By J. Daryl Byler Mennonite Central Committee

AMMAN, Jordan — When nations threaten rather than talk to each other, organizations such as Mennonite Central Committee can sometimes help build bridges of understanding.

In light of growing hostility between the United States and Iran, MCC plans to redouble its advocacy efforts and increase people-to-people contacts with Iran.

Face-to-face relationships have been the core of nearly two decades of MCC work in Iran.

When a major earthquake in 1990 killed more than 30,000 people and destroyed mountain villages in Iran’s northwestern provinces, MCC’s first response was to send people, not money. Eventually, MCC helped build 15 health houses — simple primary care centers — for damaged villages and began a long-term partnership with the Iranian Red Crescent Society.

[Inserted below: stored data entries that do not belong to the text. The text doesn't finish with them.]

# josl/kmerjs

Hardware: AMD Instinct MI355X
Metric: k-mers/sec + distinct-kmers/sec, k=16 150bp synthetic FASTQ, 1/2/4/8 GPU (higher is better)
Workload: dtype u8; 1 GPU; C2: 10000000 synthetic 150bp reads per GPU, k=16, prefix 'ATGAC'; reads_per_gpu=10000000, mode=ordered (reference Map insertion order), k=16, prefix=ATGAC, bytes_per_gpu=3170000000, pipeline=off (steps in sequence), parallelism=dp1 (one GPU; no collective), backend=none

## Files before the change

### kmerjs_amd/csrc/kmer_device.hpp

```cpp
#pragma once
#include "kmer_internal.hpp"

namespace kmerhip {

__device__ __forceinline__ uint32_t wave_incl_sum(uint32_t x) {
    x += (uint32_t)__builtin_amdgcn_update_dpp(0, (int)x, 0x111, 0xf, 0xf, true);
    x += (uint32_t)__builtin_amdgcn_update_dpp(0, (int)x, 0x112, 0xf, 0xf, true);
    x += (uint32_t)__builtin_amdgcn_update_dpp(0, (int)x, 0x114, 0xf, 0xf, true);
    x += (uint32_t)__builtin_amdgcn_update_dpp(0, (int)x, 0x118, 0xf, 0xf, true);
    x += (uint32_t)__builtin_amdgcn_update_dpp(0, (int)x, 0x142, 0xa, 0xf, false);
    x += (uint32_t)__builtin_amdgcn_update_dpp(0, (int)x, 0x143, 0xc, 0xf, false);
    return x;
}

__device__ __forceinline__ uint32_t readlane32(uint32_t v, uint32_t i) {
    return (uint32_t)__builtin_amdgcn_readlane((int)v, (int)i);
}

__device__ __forceinline__ uint64_t readlane64(uint64_t v, uint32_t i) {
    return ((uint64_t)readlane32((uint32_t)(v >> 32), i) << 32) | readlane32((uint32_t)v, i);
}

__device__ __forceinline__ void append_record(Record *recs, unsigned long long *rec_count, uint64_t rec_cap,
                                              unsigned int *err, uint64_t order, uint64_t pos, uint32_t len,
                                              uint32_t strand) {
    const unsigned long long n = atomicAdd(rec_count, 1ull);
    if (n < rec_cap) {
        Record rec;
        rec.order = order;
        rec.pos = pos;
        rec.len = len;
        rec.strand = strand;
        recs[n] = rec;
    } else {
        atomicOr(err, ERR_REC_OVERFLOW);
    }
}

__device__ __forceinline__ uint32_t nl_flags(uint32_t x) {
    uint32_t t = x ^ 0x0A0A0A0Au;
    return ~(t + 0x7F7F7F7Fu) & 0x80808080u;
}

__device__ __forceinline__ uint32_t nl_flags_below(uint32_t x, int64_t n) {
    const uint32_t z = nl_flags(x);
    return n <= 0 ? 0u : n < 4 ? (z & ((1u << (8 * n)) - 1u)) : z;
}

constexpr int NCH_MAIN = TILE / 16;
constexpr int NCH_FRONT = FH / 16;
constexpr int NCH_BACK = BH / 16;
constexpr int BUFSZ = FH + TILE + BH;

__device__ __noinline__ inline uint4 load_chunk_edge(const uint8_t *data, int64_t g, uint64_t len) {
    uint32_t w[4];
#pragma unroll 1
    for (int i = 0; i < 4; ++i) {
        uint32_t x = 0;
        for (int b = 0; b < 4; ++b) {
            const int64_t p = g + i * 4 + b;
            const uint32_t c = (p >= 0 && (uint64_t)p < len) ? data[p] : (uint32_t)'\n';
            x |= c << (8 * b);
        }
        w[i] = x;
    }
    return make_uint4(w[0], w[1], w[2], w[3]);
}

__device__ __forceinline__ uint4 load_chunk(const uint8_t *data, int64_t g, uint64_t len) {
    if (g >= 0 && (uint64_t)g + 16 <= len) return *(const uint4 *)(data + g);
    return load_chunk_edge(data, g, len);
}

struct TileRegs {
    uint4 v[4];
    uint4 vh;
    int hc;
};

__device__ __forceinline__ void load_tile(const uint8_t *data, uint64_t len, int64_t g0, TileRegs &r) {
    const int tid = threadIdx.x;
    const bool halo = tid < NCH_FRONT + NCH_BACK;
    const int hc = tid < NCH_FRONT ? tid : NCH_FRONT + NCH_MAIN + (tid - NCH_FRONT);
    r.hc = hc;
    r.vh = make_uint4(0, 0, 0, 0);
    if (g0 - FH >= 0 && (uint64_t)(g0 + TILE + BH) <= len) {
        const uint8_t *src = data + g0 + 16 * tid;
#pragma unroll
        for (int i = 0; i < 4; ++i) r.v[i] = *(const uint4 *)(src + 16 * TPB * i);
        r.vh = *(const uint4 *)(data + g0 - FH + 16 * (halo ? hc : 0));
    } else {
#pragma unroll
        for (int i = 0; i < 4; ++i) r.v[i] = load_chunk(data, g0 + (int64_t)(tid + TPB * i) * 16, len);
        if (halo) r.vh = load_chunk(data, g0 - FH + (int64_t)hc * 16, len);
    }
}

__device__ __forceinline__ uint32_t store_tile(const TileRegs &r, uint8_t *buf) {
    const int tid = threadIdx.x;
    uint32_t orall = 0;
#pragma unroll
    for (int i = 0; i < 4; ++i) {
        orall |= r.v[i].x | r.v[i].y | r.v[i].z | r.v[i].w;
        *(uint4 *)(buf + FH + (tid + TPB * i) * 16) = r.v[i];
    }
    if (tid < NCH_FRONT + NCH_BACK) *(uint4 *)(buf + r.hc * 16) = r.vh;
    return orall;
}

__device__ __forceinline__ void load_thread_words(const uint8_t *p, uint32_t (&w)[17]) {
    const uint4 *src = (const uint4 *)p;
#pragma unroll
    for (int j = 0; j < 4; ++j) {
        const uint4 x = src[j];
        w[4 * j] = x.x;
        w[4 * j + 1] = x.y;
        w[4 * j + 2] = x.z;
        w[4 * j + 3] = x.w;
    }
    w[16] = *(const uint32_t *)(p + 64);
}

}
```

### kmerjs_amd/csrc/kmer_internal.hpp

```cpp
#pragma once
#include <hip/hip_runtime.h>
#include <stdint.h>

namespace kmerhip {
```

In 1998, MCC started a student exchange with the Imam Khomeini Education and Research Institute in Qom — the center of religious training in Iran. Four American couples have studied Farsi and Islam at IKERI, while developing friendships with Iranians. During the same period, two Iranians have done Ph.D. work at the Toronto School of Theology and learned to know Mennonites in Ontario.

The exchange has built a foundation for three conferences between Mennonite theologians and Shia Muslim scholars, in 2002, 2004 and 2007.

MCC’s Iran program gained high visibility in 2006, when MCC organized the first of three meetings between President Mahmoud Ahmadinejad and religious leaders from Canada and the United States. These conversations focused on issues that divide the two nations as well as ways that people of faith can build trust.

As a starting point, religious leaders have urged Ahmadinejad and President Bush to stop using rhetoric that defines the other using “enemy” language.

MCC’s Iran program has two primary goals: to promote understanding and friendship between the people of Iran, Canada and the United States; and to promote peace between the governments of the countries.

MCC regional representatives have found Iranians eager for conversation and for relationships with the West that are built on mutual respect.